Records excerpted from a collection:

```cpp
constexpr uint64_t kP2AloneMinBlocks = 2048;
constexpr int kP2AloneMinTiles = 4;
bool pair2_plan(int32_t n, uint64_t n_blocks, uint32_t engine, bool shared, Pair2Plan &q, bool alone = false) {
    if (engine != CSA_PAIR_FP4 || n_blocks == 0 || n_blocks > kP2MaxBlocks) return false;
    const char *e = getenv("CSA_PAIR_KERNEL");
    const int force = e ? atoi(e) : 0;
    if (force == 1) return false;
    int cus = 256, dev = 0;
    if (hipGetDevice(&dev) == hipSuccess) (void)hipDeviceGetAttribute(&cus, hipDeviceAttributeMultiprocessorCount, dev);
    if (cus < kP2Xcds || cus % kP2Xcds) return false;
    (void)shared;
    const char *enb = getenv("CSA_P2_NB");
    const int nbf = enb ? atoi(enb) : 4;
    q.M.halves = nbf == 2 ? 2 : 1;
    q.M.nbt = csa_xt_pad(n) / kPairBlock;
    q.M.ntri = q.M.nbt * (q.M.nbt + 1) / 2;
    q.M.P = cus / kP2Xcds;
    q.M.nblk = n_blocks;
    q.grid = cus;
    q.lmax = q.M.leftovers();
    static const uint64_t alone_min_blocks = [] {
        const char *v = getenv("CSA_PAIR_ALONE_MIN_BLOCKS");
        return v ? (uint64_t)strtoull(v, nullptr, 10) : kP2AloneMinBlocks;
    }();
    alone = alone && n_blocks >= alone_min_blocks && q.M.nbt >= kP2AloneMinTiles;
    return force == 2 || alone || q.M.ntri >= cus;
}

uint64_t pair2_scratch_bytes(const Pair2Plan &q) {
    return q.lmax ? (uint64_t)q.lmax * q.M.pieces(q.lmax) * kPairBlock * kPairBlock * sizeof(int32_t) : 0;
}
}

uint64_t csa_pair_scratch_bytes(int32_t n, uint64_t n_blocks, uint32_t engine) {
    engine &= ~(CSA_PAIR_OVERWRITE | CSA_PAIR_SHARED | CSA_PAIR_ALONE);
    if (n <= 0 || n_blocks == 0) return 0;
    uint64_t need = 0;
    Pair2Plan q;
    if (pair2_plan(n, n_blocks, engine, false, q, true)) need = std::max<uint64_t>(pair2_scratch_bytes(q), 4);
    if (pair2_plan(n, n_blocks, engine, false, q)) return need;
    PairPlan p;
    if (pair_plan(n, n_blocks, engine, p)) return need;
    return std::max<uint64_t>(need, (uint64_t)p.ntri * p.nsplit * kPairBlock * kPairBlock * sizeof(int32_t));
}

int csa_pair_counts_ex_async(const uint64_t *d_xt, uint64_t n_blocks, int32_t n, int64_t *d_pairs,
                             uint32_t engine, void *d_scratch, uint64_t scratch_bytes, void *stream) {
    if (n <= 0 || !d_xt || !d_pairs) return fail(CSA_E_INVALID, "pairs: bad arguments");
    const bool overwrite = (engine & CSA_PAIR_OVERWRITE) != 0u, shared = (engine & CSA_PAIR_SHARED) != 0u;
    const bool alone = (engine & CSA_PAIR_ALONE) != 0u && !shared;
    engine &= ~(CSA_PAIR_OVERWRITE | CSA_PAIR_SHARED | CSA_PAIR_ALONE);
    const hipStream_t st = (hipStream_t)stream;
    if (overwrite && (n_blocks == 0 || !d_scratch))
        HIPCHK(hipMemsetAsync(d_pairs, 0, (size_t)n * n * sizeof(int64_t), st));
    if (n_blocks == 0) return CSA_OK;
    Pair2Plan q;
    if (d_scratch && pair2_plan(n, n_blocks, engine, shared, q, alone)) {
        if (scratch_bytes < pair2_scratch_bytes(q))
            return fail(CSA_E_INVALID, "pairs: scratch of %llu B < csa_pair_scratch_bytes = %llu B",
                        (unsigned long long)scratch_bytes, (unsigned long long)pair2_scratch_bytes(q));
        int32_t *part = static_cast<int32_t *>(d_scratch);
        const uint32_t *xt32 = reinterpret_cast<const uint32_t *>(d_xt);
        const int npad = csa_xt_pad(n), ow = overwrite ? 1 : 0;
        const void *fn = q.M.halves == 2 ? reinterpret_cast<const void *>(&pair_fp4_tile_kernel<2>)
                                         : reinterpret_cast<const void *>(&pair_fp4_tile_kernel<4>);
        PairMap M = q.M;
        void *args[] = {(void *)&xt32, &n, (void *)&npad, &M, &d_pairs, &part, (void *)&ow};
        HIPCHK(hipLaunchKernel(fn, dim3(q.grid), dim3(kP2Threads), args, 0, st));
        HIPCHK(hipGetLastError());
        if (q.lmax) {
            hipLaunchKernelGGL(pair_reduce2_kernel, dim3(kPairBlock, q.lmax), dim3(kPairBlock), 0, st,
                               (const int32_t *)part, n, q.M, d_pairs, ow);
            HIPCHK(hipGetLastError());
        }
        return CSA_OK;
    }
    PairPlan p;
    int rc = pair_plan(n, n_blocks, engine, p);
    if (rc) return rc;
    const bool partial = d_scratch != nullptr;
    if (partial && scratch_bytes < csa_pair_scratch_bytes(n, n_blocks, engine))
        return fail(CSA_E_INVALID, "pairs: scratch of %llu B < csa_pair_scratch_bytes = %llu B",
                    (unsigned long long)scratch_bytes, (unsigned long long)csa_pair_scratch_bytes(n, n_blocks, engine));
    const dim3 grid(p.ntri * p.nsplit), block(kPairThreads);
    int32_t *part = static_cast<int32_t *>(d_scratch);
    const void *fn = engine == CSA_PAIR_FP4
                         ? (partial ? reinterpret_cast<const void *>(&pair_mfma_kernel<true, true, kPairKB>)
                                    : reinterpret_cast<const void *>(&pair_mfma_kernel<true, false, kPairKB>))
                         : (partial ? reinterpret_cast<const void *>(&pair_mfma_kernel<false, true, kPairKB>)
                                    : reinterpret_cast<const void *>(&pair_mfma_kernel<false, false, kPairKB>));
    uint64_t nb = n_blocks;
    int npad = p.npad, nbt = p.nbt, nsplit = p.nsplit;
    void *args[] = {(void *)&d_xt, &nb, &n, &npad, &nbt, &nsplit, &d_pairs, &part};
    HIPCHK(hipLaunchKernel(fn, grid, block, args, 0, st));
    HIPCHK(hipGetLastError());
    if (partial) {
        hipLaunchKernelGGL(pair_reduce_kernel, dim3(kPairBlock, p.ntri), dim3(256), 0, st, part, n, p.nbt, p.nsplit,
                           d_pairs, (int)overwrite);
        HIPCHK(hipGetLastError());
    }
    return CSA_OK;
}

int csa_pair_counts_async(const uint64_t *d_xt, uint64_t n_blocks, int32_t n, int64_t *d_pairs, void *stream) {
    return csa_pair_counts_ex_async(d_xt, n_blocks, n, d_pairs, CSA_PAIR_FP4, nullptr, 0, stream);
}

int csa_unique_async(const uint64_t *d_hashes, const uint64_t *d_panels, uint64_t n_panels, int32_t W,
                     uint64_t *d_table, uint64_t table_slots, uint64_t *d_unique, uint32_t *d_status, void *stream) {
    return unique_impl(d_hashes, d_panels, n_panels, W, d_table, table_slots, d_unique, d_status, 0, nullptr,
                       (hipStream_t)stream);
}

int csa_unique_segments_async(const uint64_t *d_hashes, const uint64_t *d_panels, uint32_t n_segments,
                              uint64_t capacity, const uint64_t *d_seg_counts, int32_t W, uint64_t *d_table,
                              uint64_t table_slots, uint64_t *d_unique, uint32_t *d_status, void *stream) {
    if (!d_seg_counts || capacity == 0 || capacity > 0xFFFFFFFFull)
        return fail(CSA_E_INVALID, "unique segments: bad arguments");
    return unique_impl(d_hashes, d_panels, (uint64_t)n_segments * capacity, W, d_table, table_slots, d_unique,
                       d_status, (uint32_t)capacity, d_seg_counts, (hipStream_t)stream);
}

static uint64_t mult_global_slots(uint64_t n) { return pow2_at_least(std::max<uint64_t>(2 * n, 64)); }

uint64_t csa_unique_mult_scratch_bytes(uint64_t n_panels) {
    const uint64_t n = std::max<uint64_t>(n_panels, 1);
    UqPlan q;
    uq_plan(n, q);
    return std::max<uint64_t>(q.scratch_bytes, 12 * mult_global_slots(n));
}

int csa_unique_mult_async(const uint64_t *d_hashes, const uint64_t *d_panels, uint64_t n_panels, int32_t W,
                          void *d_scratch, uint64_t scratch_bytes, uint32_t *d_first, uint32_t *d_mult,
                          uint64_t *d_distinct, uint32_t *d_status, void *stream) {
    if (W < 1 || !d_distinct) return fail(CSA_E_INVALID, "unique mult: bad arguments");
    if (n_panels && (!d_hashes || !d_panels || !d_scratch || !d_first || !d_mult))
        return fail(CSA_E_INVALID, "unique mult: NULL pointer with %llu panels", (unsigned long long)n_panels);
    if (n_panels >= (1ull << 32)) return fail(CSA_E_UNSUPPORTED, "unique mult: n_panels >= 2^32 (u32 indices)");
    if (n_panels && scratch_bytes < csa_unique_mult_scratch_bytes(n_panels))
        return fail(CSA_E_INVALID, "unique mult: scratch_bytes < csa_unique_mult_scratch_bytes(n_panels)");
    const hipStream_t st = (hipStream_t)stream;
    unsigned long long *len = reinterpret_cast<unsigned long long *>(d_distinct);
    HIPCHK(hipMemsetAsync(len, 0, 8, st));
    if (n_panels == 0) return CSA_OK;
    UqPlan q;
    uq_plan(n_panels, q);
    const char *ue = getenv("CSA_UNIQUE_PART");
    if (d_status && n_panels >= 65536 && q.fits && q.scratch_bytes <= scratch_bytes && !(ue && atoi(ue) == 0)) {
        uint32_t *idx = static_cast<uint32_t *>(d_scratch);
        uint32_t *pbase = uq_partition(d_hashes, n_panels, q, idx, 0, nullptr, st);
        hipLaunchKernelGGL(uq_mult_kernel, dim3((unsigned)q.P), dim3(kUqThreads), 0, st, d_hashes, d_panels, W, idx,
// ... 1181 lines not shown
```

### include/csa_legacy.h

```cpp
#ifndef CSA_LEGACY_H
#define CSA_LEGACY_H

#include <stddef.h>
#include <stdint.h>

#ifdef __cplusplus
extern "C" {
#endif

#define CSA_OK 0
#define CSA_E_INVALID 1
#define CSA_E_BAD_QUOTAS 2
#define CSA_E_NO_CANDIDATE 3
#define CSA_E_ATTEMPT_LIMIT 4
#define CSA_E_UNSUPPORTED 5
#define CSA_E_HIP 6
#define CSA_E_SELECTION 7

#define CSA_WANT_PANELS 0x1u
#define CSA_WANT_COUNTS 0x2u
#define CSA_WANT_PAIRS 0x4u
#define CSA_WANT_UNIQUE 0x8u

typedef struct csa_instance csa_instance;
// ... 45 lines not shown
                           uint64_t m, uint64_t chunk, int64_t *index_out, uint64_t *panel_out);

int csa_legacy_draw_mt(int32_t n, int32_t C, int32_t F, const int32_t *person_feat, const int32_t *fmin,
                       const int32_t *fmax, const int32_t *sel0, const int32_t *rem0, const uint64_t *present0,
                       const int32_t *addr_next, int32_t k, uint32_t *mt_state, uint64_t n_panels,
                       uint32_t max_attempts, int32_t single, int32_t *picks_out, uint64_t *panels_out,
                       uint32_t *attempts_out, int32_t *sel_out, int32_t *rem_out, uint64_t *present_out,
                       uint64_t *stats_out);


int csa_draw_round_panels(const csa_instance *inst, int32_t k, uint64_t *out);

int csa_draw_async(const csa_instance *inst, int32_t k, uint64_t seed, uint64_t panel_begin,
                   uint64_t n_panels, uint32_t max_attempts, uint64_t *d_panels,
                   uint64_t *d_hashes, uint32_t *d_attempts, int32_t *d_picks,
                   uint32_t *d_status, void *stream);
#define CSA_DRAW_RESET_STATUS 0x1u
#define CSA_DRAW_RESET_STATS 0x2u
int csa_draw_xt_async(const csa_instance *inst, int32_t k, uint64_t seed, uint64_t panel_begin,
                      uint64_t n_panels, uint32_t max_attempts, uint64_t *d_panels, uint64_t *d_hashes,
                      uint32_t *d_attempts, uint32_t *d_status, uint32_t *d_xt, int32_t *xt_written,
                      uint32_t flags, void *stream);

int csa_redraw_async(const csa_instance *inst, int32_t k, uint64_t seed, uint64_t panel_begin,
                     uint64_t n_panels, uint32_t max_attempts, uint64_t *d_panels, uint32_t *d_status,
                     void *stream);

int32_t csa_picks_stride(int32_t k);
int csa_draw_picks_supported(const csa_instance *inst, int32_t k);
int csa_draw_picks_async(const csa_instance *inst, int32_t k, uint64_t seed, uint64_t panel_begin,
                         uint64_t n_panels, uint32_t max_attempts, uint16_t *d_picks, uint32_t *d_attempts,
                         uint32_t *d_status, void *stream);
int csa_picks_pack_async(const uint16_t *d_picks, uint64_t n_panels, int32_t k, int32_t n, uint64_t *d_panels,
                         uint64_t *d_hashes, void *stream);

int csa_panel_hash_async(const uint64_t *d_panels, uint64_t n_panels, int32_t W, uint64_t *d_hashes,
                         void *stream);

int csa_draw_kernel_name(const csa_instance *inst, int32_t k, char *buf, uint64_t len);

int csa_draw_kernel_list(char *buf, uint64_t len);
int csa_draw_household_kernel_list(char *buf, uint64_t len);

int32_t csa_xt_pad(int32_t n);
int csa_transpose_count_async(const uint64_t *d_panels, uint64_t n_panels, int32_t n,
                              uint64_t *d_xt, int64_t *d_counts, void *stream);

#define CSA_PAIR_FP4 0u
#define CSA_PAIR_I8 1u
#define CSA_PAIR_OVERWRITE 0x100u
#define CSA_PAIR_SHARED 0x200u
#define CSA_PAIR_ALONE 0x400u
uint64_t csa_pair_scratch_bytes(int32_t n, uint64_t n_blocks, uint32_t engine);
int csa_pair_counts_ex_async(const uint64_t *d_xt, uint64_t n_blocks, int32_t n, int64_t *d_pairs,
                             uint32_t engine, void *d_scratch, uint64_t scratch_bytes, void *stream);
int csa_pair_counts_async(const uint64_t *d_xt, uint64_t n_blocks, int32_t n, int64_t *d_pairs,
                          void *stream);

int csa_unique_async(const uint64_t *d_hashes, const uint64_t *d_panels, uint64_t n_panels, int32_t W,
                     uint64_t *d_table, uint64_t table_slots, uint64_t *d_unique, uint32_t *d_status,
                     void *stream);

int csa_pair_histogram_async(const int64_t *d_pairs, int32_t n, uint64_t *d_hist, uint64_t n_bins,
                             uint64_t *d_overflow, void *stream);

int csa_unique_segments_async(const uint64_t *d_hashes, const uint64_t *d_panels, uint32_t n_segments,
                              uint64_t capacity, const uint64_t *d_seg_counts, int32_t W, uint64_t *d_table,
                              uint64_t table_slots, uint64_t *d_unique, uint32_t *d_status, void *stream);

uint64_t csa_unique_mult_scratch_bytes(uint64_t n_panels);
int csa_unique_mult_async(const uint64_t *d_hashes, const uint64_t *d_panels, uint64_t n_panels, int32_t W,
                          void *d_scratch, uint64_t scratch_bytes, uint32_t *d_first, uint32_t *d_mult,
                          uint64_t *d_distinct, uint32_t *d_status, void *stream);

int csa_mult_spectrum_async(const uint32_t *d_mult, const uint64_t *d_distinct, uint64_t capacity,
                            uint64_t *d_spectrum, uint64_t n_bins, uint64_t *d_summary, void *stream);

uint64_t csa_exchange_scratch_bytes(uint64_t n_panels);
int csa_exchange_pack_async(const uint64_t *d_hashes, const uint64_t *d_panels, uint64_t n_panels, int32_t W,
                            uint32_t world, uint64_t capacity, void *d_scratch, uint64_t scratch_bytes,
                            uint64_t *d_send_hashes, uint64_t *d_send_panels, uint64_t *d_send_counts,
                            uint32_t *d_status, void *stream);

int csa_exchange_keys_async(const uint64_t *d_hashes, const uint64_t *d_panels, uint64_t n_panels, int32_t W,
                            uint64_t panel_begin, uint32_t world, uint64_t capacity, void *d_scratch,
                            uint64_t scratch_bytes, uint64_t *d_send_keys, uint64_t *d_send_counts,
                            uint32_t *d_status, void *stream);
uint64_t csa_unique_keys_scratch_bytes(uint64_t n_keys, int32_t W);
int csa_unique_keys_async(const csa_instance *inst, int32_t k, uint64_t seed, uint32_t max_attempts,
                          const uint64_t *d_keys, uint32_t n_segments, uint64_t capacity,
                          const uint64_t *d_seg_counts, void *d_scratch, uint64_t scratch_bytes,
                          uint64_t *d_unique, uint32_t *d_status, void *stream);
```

EXERCISE PROMPT: The answer must consist of every line in the records above that contains the word "capacity".

EXPECTED ANSWER:
                              uint64_t capacity, const uint64_t *d_seg_counts, int32_t W, uint64_t *d_table,
    if (!d_seg_counts || capacity == 0 || capacity > 0xFFFFFFFFull)
    return unique_impl(d_hashes, d_panels, (uint64_t)n_segments * capacity, W, d_table, table_slots, d_unique,
                       d_status, (uint32_t)capacity, d_seg_counts, (hipStream_t)stream);
                              uint64_t capacity, const uint64_t *d_seg_counts, int32_t W, uint64_t *d_table,
int csa_mult_spectrum_async(const uint32_t *d_mult, const uint64_t *d_distinct, uint64_t capacity,
                            uint32_t world, uint64_t capacity, void *d_scratch, uint64_t scratch_bytes,
                            uint64_t panel_begin, uint32_t world, uint64_t capacity, void *d_scratch,
                          const uint64_t *d_keys, uint32_t n_segments, uint64_t capacity,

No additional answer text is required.